Rasanya sangat aneh mendengar pria itu bicara dengan nada serius dengan semangkuk ramyeon yang masih mengepulkan uap panas di depannya. Namun aku cukup tahu diri untuk tidak membalas. Kami berdua baru melangkah bersama lebih jauh dalam satu bulan ini. Kata-kata seperti "pergi", "pisah", dan sejenisnya, tentu menjadi larangan bagi pasangan baru seperti kami.
"Maafkan aku."
Aku menunduk dalam-dalam dan memilih memainkan sendok kopi dibandingkan menatap ke dalam matanya. Aku tahu, kali ini aku yang salah. Joshua sangat benci jika aku melontarkan candaan seperti kalimat tadi, tapi aku justru tetap menantangnya.
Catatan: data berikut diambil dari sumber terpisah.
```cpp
__device__ __forceinline__ uint32_t fast_pretest_pk_lo(uint32_t c, uint32_t p0, uint32_t p8, uint32_t p4, uint32_t p12, uint32_t p2,
                                                       uint32_t p10, uint32_t p6, uint32_t p14, uint32_t t_lo) {
  const u16x2_t a0 = as_u16x2(p0), a8 = as_u16x2(p8), a4 = as_u16x2(p4), a12 = as_u16x2(p12);
  const u16x2_t a2 = as_u16x2(p2), a10 = as_u16x2(p10), a6 = as_u16x2(p6), a14 = as_u16x2(p14);
  const u16x2_t maxmin = __builtin_elementwise_max(
      __builtin_elementwise_max(__builtin_elementwise_min(a0, a8), __builtin_elementwise_min(a4, a12)),
// ... 124 lines not shown
        ps[j] = (dark | bright) & valid & (act != 0);
      }
      const unsigned long long b0 = __ballot(ps[0]), b1 = __ballot(ps[1]), b2 = __ballot(ps[2]), b3 = __ballot(ps[3]);
      const int n0 = __popcll(b0), n1_ = __popcll(b1), n2 = __popcll(b2), n3 = __popcll(b3);
      const int tot = n0 + n1_ + n2 + n3;
      if (tot) {
        int base = 0;
        if (lane == 0) base = atomicAdd(&s_cnt, tot);
        base = __builtin_amdgcn_readfirstlane(base);
        const int ent = c0 + (ry << 7);
        const int o0 = __builtin_amdgcn_mbcnt_hi((uint32_t)(b0 >> 32), __builtin_amdgcn_mbcnt_lo((uint32_t)b0, base));
        const int o1 = __builtin_amdgcn_mbcnt_hi((uint32_t)(b1 >> 32), __builtin_amdgcn_mbcnt_lo((uint32_t)b1, base + n0));
        const int o2 = __builtin_amdgcn_mbcnt_hi((uint32_t)(b2 >> 32), __builtin_amdgcn_mbcnt_lo((uint32_t)b2, base + n0 + n1_));
        const int o3 = __builtin_amdgcn_mbcnt_hi((uint32_t)(b3 >> 32), __builtin_amdgcn_mbcnt_lo((uint32_t)b3, base + n0 + n1_ + n2));
        if (ps[0]) list[o0] = (uint16_t)ent;
        if (ps[1]) list[o1] = (uint16_t)(ent + 1);
        if (ps[2]) list[o2] = (uint16_t)(ent + 2);
        if (ps[3]) list[o3] = (uint16_t)(ent + 3);
      }
    }
  }
  __syncthreads();
  n1 = s_cnt;
  for (int e = t; e < n1; e += T) {
    const int ent = list[e];
    const int x = ent & 127, y = ent >> 7;
    const uint8_t* c0 = tile + y * PITCH + (x + xo);
    const int v = c0[3 * PITCH + 3];
    uint32_t p[16];
    p[0] = c0[6 * PITCH + 3];  p[1] = c0[6 * PITCH + 4];  p[2] = c0[5 * PITCH + 5];  p[3] = c0[4 * PITCH + 6];
    p[4] = c0[3 * PITCH + 6];  p[5] = c0[2 * PITCH + 6];  p[6] = c0[1 * PITCH + 5];  p[7] = c0[4];
    p[8] = c0[3];              p[9] = c0[2];              p[10] = c0[1 * PITCH + 1]; p[11] = c0[2 * PITCH];
    p[12] = c0[3 * PITCH];     p[13] = c0[4 * PITCH];     p[14] = c0[5 * PITCH + 1]; p[15] = c0[6 * PITCH + 2];
    const int s = fast_score16(v, p);
    if (s >= TH && s > 0) sc[(y + 1) * PITCH + (x + 1)] = (uint8_t)s;
  }
  __syncthreads();
  int any_ini = 0;
  for (int e = t; e < n1; e += T) {
    const int ent = list[e];
    const int x = ent & 127, y = ent >> 7;
    const uint8_t* q = sc + y * PITCH + x;
    const int s = q[PITCH + 1];
    if (s > 0) {
      const int m = max(max(max((int)q[0], (int)q[1]), max((int)q[2], (int)q[PITCH])),
                        max(max((int)q[PITCH + 2], (int)q[2 * PITCH]), max((int)q[2 * PITCH + 1], (int)q[2 * PITCH + 2])));
      if (s > m) {
        list[e] = (uint16_t)(ent | 0x8000);
        any_ini |= twopass ? 1 : (int)(s >= ini_th);
      }
    }
  }
  const int use_ini = __syncthreads_or(any_ini);
  if (!twopass) { TH = use_ini ? ini_th : min_th; break; }
  if (use_ini || pass == 1 || ini_th == min_th) break;
  TH = min_th;
  if (t == 0) s_cnt = 0;
  __syncthreads();
// ... 1887 lines not shown
    if constexpr (LDSP) {
      const uint8_t* sp = s_patch[w * K + k];
      const int lctr = 18 * kDescSlicePitch + 18 + ((kx - 18) & 3);
      if (brief_fma) brief_taps<true, kDescSlicePitch>(sp, lctr, kDescSlicePitch, pat, a, b, t0, t1);
      else brief_taps<false, kDescSlicePitch>(sp, lctr, kDescSlicePitch, pat, a, b, t0, t1);
    } else {
      if (brief_fma) brief_taps<true, 0>(bplane, ctr, bp, pat, a, b, t0, t1);
      else brief_taps<false, 0>(bplane, ctr, bp, pat, a, b, t0, t1);
    }
    const unsigned long long b0 = __ballot(t0[0] < t1[0]), b1 = __ballot(t0[1] < t1[1]), b2 = __ballot(t0[2] < t1[2]), b3 = __ballot(t0[3] < t1[3]);
    uint32_t word = 0;
    asm("s_nop 4\n\tv_writelane_b32 %0, %1, 0\n\tv_writelane_b32 %0, %2, 1\n\tv_writelane_b32 %0, %3, 2\n\tv_writelane_b32 %0, %4, 3\n\t"
        "v_writelane_b32 %0, %5, 4\n\tv_writelane_b32 %0, %6, 5\n\tv_writelane_b32 %0, %7, 6\n\tv_writelane_b32 %0, %8, 7"
        : "+v"(word)
        : "s"((uint32_t)b0), "s"((uint32_t)(b0 >> 32)), "s"((uint32_t)b1), "s"((uint32_t)(b1 >> 32)), "s"((uint32_t)b2), "s"((uint32_t)(b2 >> 32)),
          "s"((uint32_t)b3), "s"((uint32_t)(b3 >> 32)));
    if (lane < 8) *(uint32_t*)(out_desc + ((long long)frame * g->out_cap + slot) * 32 + lane * 4) = word;
    if (mirror_desc && lane < 8) *(uint32_t*)(mirror_desc + ((long long)frame * g->out_cap + slot) * 32 + lane * 4) = word;
  }
}

constexpr int kFB_ROWS = 43, kFB_PITCH = 48, kFB_X0 = 24, kFB_Y0 = 21, kFB_HP_ROWS = 22, kFB_HP_COLS = 40, kFB_BPITCH = 40;
#include "fb_items.inc"

template <int K, int R>
__global__ __launch_bounds__(256) void k_describe_blur(const DeviceGeom* __restrict__ g, const uint8_t* __restrict__ imgs,
                                                       long long img_row_stride, long long img_frame_stride,
                                                       const uint8_t* __restrict__ pyr, long long pyr_frame_bytes,
                                                       const uint2* __restrict__ kp_list, const int32_t* __restrict__ counts,
                                                       orbx_keypoint* __restrict__ out_kps, uint8_t* __restrict__ out_desc,
                                                       BlurConsts bc, int groups_per_frame, int nitems, uint32_t m_gpf,
                                                       int atan_fma, int brief_fma) {
  const int lane = threadIdx.x & 63, w = __builtin_amdgcn_readfirstlane(threadIdx.x >> 6);
  const int L = xcd_logical_block(nitems);
  if (L < 0) return;
  const int frame = fast_div(L, m_gpf);
  const int total = counts[frame * 2];
  const int first = (L - frame * groups_per_frame) * R * 4 * K;
  if (first >= total) return;
  char4 pat[4];
#pragma unroll
  for (int q = 0; q < 4; q++) pat[q] = ((const char4*)c_pattern)[q * 64 + lane];
  int wu[4], wv[4];
  {
    const uint4 a = ((const uint4*)c_fb_w)[2 * lane], b = ((const uint4*)c_fb_w)[2 * lane + 1];
    wu[0] = (int)a.x; wu[1] = (int)a.y; wu[2] = (int)a.z; wu[3] = (int)a.w;
    wv[0] = (int)b.x; wv[1] = (int)b.y; wv[2] = (int)b.z; wv[3] = (int)b.w;
  }
  __shared__ __align__(16) uint8_t s_raw[4 * K][kFB_ROWS * kFB_PITCH + 16];
  __shared__ __align__(16) uint32_t s_hp[4][kFB_HP_ROWS * kFB_HP_COLS];
  int h_r0[3], h_r1[3], h_hp[3], v_hp[3], v_b[3];
  {
    uint32_t o[16];
#pragma unroll
    for (int i = 0; i < 4; i++) {
      const uint4 q = ((const uint4*)c_fb_off)[4 * lane + i];
      o[4 * i] = q.x; o[4 * i + 1] = q.y; o[4 * i + 2] = q.z; o[4 * i + 3] = q.w;
    }
#pragma unroll
    for (int t = 0; t < 3; t++) { h_r0[t] = (int)o[5 * t]; h_r1[t] = (int)o[5 * t + 1]; h_hp[t] = (int)o[5 * t + 2]; v_hp[t] = (int)o[5 * t + 3]; v_b[t] = (int)o[5 * t + 4]; }
  }
  __shared__ int s_mom[4 * K][2];
  __shared__ float s_trig[4 * K][3];
  uint32_t* hp = s_hp[w];
#pragma unroll 1
  for (int rnd = 0; rnd < R; rnd++) {
  const int gfirst = first + rnd * 4 * K;
  if (gfirst >= total) break;
  const int g0 = gfirst + w * K;
  const int nk = max(0, min(K, total - g0));
  uint2 rec = make_uint2(0u, 0u);
  if (lane < nk) rec = kp_list[(long long)frame * g->out_cap + g0 + lane];
  if (rnd) __syncthreads();
  int my_m01 = 0, my_m10 = 0;
  __builtin_amdgcn_sched_barrier(0);
  if (nk > 0) {
    bool fast[K];
#pragma unroll
    for (int k = 0; k < K; k++) {
      const int kk = min(k, nk - 1);
      const uint32_t p = __builtin_amdgcn_readlane(rec.x, kk);
      const int l = (int)(__builtin_amdgcn_readlane(rec.y, kk) & 0xffu);
      const DeviceLevel& lv = g->lv[l];
// ... 66 lines not shown
      const uint32_t dwv[4] = {a.x, a.y, b.x, b.y};
      int m10 = 0, m01 = 0;
#pragma unroll
      for (int i = 0; i < 4; i++) {
        const int px = (int)(dwv[i] ^ 0x80808080u);
        m10 = __builtin_amdgcn_sdot4(px, wu[i], m10, false);
        m01 = __builtin_amdgcn_sdot4(px, wv[i], m01, false);
      }
      m10 = __builtin_amdgcn_readlane(wave_sum_lane63(m10), 63);
      m01 = __builtin_amdgcn_readlane(wave_sum_lane63(m01), 63);
      if (lane == k) { my_m10 = m10; my_m01 = m01; }
    }
  }
  if (lane < nk) { s_mom[w * K + lane][0] = my_m01; s_mom[w * K + lane][1] = my_m10; }
  __syncthreads();
  if (w == 0 && lane < 4 * K) {
    const float ang = fast_atan2_deg((float)s_mom[lane][0], (float)s_mom[lane][1], atan_fma);
    const float factorPI = (float)(3.14159265358979323846 / 180.f);
    const float rad = __fmul_rn(ang, factorPI);
    s_trig[lane][0] = ang; s_trig[lane][1] = orbx_glibc::cosf_exact(rad); s_trig[lane][2] = orbx_glibc::sinf_exact(rad);
  }
  __syncthreads();
  float my_a = 0.f, my_b = 0.f;
  if (lane < nk) {
    my_a = s_trig[w * K + lane][1]; my_b = s_trig[w * K + lane][2];
    const int l = (int)(rec.y & 0xffu), slot = (int)(rec.y >> 8);
    const DeviceLevel& lv = g->lv[l];
    orbx_keypoint kp;
    float fx = (float)pt_x(rec.x), fy = (float)pt_y(rec.x);
    if (l != 0) { fx = __fmul_rn(fx, lv.scale); fy = __fmul_rn(fy, lv.scale); }
    kp.x = fx; kp.y = fy; kp.size = (float)lv.scaled_patch; kp.angle = s_trig[w * K + lane][0]; kp.response = (float)pt_s(rec.x);
    kp.octave = l; kp.class_id = -1;
    out_kps[(long long)frame * g->out_cap + slot] = kp;
  }
#pragma unroll 1
  for (int k = 0; k < nk; k++) {
    const int slot = (int)(__builtin_amdgcn_readlane(rec.y, k) >> 8);
    const float a = __uint_as_float(__builtin_amdgcn_readlane(__float_as_uint(my_a), k));
    const float b = __uint_as_float(__builtin_amdgcn_readlane(__float_as_uint(my_b), k));
    uint8_t* sp = s_raw[w * K + k];
#pragma unroll
    for (int t = 0; t < 3; t++) {
      uint32_t ha[4], hb[4];
      hrow4((const uint32_t*)(sp + h_r0[t]), bc, ha);
      hrow4((const uint32_t*)(sp + h_r1[t]), bc, hb);
      uint4 o;
      o.x = __builtin_amdgcn_perm(hb[0], ha[0], 0x05040100u); o.y = __builtin_amdgcn_perm(hb[1], ha[1], 0x05040100u);
      o.z = __builtin_amdgcn_perm(hb[2], ha[2], 0x05040100u); o.w = __builtin_amdgcn_perm(hb[3], ha[3], 0x05040100u);
      if (t < 2 || lane + 128 < kFB_NH) *(uint4*)((uint8_t*)hp + h_hp[t]) = o;
    }
    wave_lds_sync();
#pragma unroll
    for (int t = 0; t < 3; t++) {
      uint4 P[4];
#pragma unroll
      for (int q = 0; q < 4; q++) P[q] = *(const uint4*)((const uint8_t*)hp + v_hp[t] + q * (kFB_HP_COLS * 4));
      uint32_t e[4], o[4];
#pragma unroll
      for (int c = 0; c < 4; c++) {
        const uint32_t p0 = c == 0 ? P[0].x : c == 1 ? P[0].y : c == 2 ? P[0].z : P[0].w;
        const uint32_t p1 = c == 0 ? P[1].x : c == 1 ? P[1].y : c == 2 ? P[1].z : P[1].w;
        const uint32_t p2 = c == 0 ? P[2].x : c == 1 ? P[2].y : c == 2 ? P[2].z : P[2].w;
        const uint32_t p3 = c == 0 ? P[3].x : c == 1 ? P[3].y : c == 2 ? P[3].z : P[3].w;
        e[c] = udot2(p3, bc.we[3], udot2(p2, bc.we[2], udot2(p1, bc.we[1], udot2(p0, bc.we[0], bc.radd))));
        o[c] = udot2(p3, bc.wo[3], udot2(p2, bc.wo[2], udot2(p1, bc.wo[1], udot2(p0, bc.wo[0], bc.radd))));
      }
      const uint32_t pe = __builtin_amdgcn_perm(__builtin_amdgcn_perm(e[3], e[2], 0x0c0c0602u), __builtin_amdgcn_perm(e[1], e[0], 0x0c0c0602u), 0x05040100u);
      const uint32_t po = __builtin_amdgcn_perm(__builtin_amdgcn_perm(o[3], o[2], 0x0c0c0602u), __builtin_amdgcn_perm(o[1], o[0], 0x0c0c0602u), 0x05040100u);
      if (t < 2 || lane + 128 < kFB_NV) {
        *(uint32_t*)(sp + v_b[t]) = pe;
        *(uint32_t*)(sp + v_b[t] + kFB_BPITCH) = po;
      }
    }
    wave_lds_sync();
    int t0[4], t1[4];
    const int lctr = 18 * kFB_BPITCH + 20;
    char4 patk[4];
#pragma unroll
    for (int q = 0; q < 4; q++) {
      uint32_t pq;
      __builtin_memcpy(&pq, &pat[q], 4);
      asm volatile("" : "+v"(pq));
      __builtin_memcpy(&patk[q], &pq, 4);
    }
    if (brief_fma) brief_taps<true, kFB_BPITCH>(sp, lctr, kFB_BPITCH, patk, a, b, t0, t1);
    else brief_taps<false, kFB_BPITCH>(sp, lctr, kFB_BPITCH, patk, a, b, t0, t1);
    const unsigned long long b0 = __ballot(t0[0] < t1[0]), b1 = __ballot(t0[1] < t1[1]), b2 = __ballot(t0[2] < t1[2]), b3 = __ballot(t0[3] < t1[3]);
    uint32_t word = 0;
    asm("s_nop 4\n\tv_writelane_b32 %0, %1, 0\n\tv_writelane_b32 %0, %2, 1\n\tv_writelane_b32 %0, %3, 2\n\tv_writelane_b32 %0, %4, 3\n\t"
        "v_writelane_b32 %0, %5, 4\n\tv_writelane_b32 %0, %6, 5\n\tv_writelane_b32 %0, %7, 6\n\tv_writelane_b32 %0, %8, 7"
        : "+v"(word)
        : "s"((uint32_t)b0), "s"((uint32_t)(b0 >> 32)), "s"((uint32_t)b1), "s"((uint32_t)(b1 >> 32)), "s"((uint32_t)b2), "s"((uint32_t)(b2 >> 32)),
          "s"((uint32_t)b3), "s"((uint32_t)(b3 >> 32)));
    if (lane < 8) *(uint32_t*)(out_desc + ((long long)frame * g->out_cap + slot) * 32 + lane * 4) = word;
  }
// ... 109 lines not shown
```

"Honey," panggil Joshua. Nada bicaranya kali ini melembut.
Aku mengangkat wajah. "Hm?"
"Bogo sipeo, I miss you," ucapnya menggunakan bahasa Korea.
Aku tersenyum. "Miss you too."
Aku dan Joshua saling pandang selama beberapa saat tanpa suara. Ia duluan yang mengangkat sumpit dan mulai mengaduk isi mangkuknya. Kalau begini, pertengkaran kecil kita sudah dianggap selesai. Aku menghela napas lega. Perlu kuakui, Joshua sangat sabar dalam menghadapiku.
"Jal meokkesseumnida, selamat makan," ucapnya dengan riang sambil menyuap ramyeon ke dalam mulut.
Aku mengangkat rotiku dan ikut menyuap. "Bon appetit!"
Hari itu kami habiskan dengan melakukan video call seharian. Berpindah tempat dari satu sudut rumah ke sudut lain pun, ponsel tak akan ketinggalan. Mulai dari makan bersama, menonton film bersama, hingga mencuci baju. Aku bahkan menemaninya tidur dari jauh sembari aku mengerjakan gambar desain produk pekerjaanku. Wajah tidur Joshua yang terlihat sangat damai membuatku jadi semangat bekerja.
Hubungan jarak jauh memang tidak gampang. Namun Joshua mampu membuat hal yang tidak mungkin menjadi terasa biasa saja. Aku selalu takjub dengan cara berpikir pria itu.
- - -
Victoria menyapa Jason dan Anne yang telah lebih dulu tiba di kantin. Seperti biasa, Victoria hanya akan mengambil salad dan roti lapis isi tuna ke atas nampannya. Wanita itu bergabung ke meja rekannya. Tak butuh waktu lama, ia sudah selesai. Bukan hal yang tidak biasa, semua orang tahu kalau Victoria sangat gila kerja. Saat berada di kantor wanita itu tidak akan menyiakan waktunya terbuang percuma. Prinsipnya satu, tidak membawa beban pekerjaan ke rumah.
"I'll go first," pamit Victoria sambil membawa nampannya ke rak pengumpulan piring kotor. Para rekan kerjanya yang berada di meja yang sama membalas kalimat Victoria sambil lalu.
Sesampainya kembali di ruang kerja, Victoria hanya geleng-geleng kepala. George masih melakukan video call dengan kekasihnya itu. Berusaha tak mempedulikan kegiatan sang sahabat, Victoria berjalan menuju kubikelnya, mengambil tumbler kopinya yang telah kosong, dan melangkah menuju pantry untuk mengisi ulang.
"What am I thinking?" rutuk Victoria lirih pada sendiri ketika sebersit rasa iri merasuki hati. Sebenarnya Victoria juga bingung, dia beneran iri atau sebenarnya hanya merindukan momen video call dengan kekasih seperti yang dilakukan George sekarang.
Wanita itu segera mencuci tempat minumnya dan mengeringkan dengan selembar tisu. Ia mengisi ulang dengan air dingin dan kembali ke meja kerjanya. Victoria menyumpal kedua telinganya dengan earphone dan menyetel lagu-lagu pop kesukaan. Ia tidak ingin pekerjaannya terganggu karena rasa ingin tahu.
Pekerjaan masih banyak. Segala bentuk distraksi harus dienyahkan. Pikir Victoria.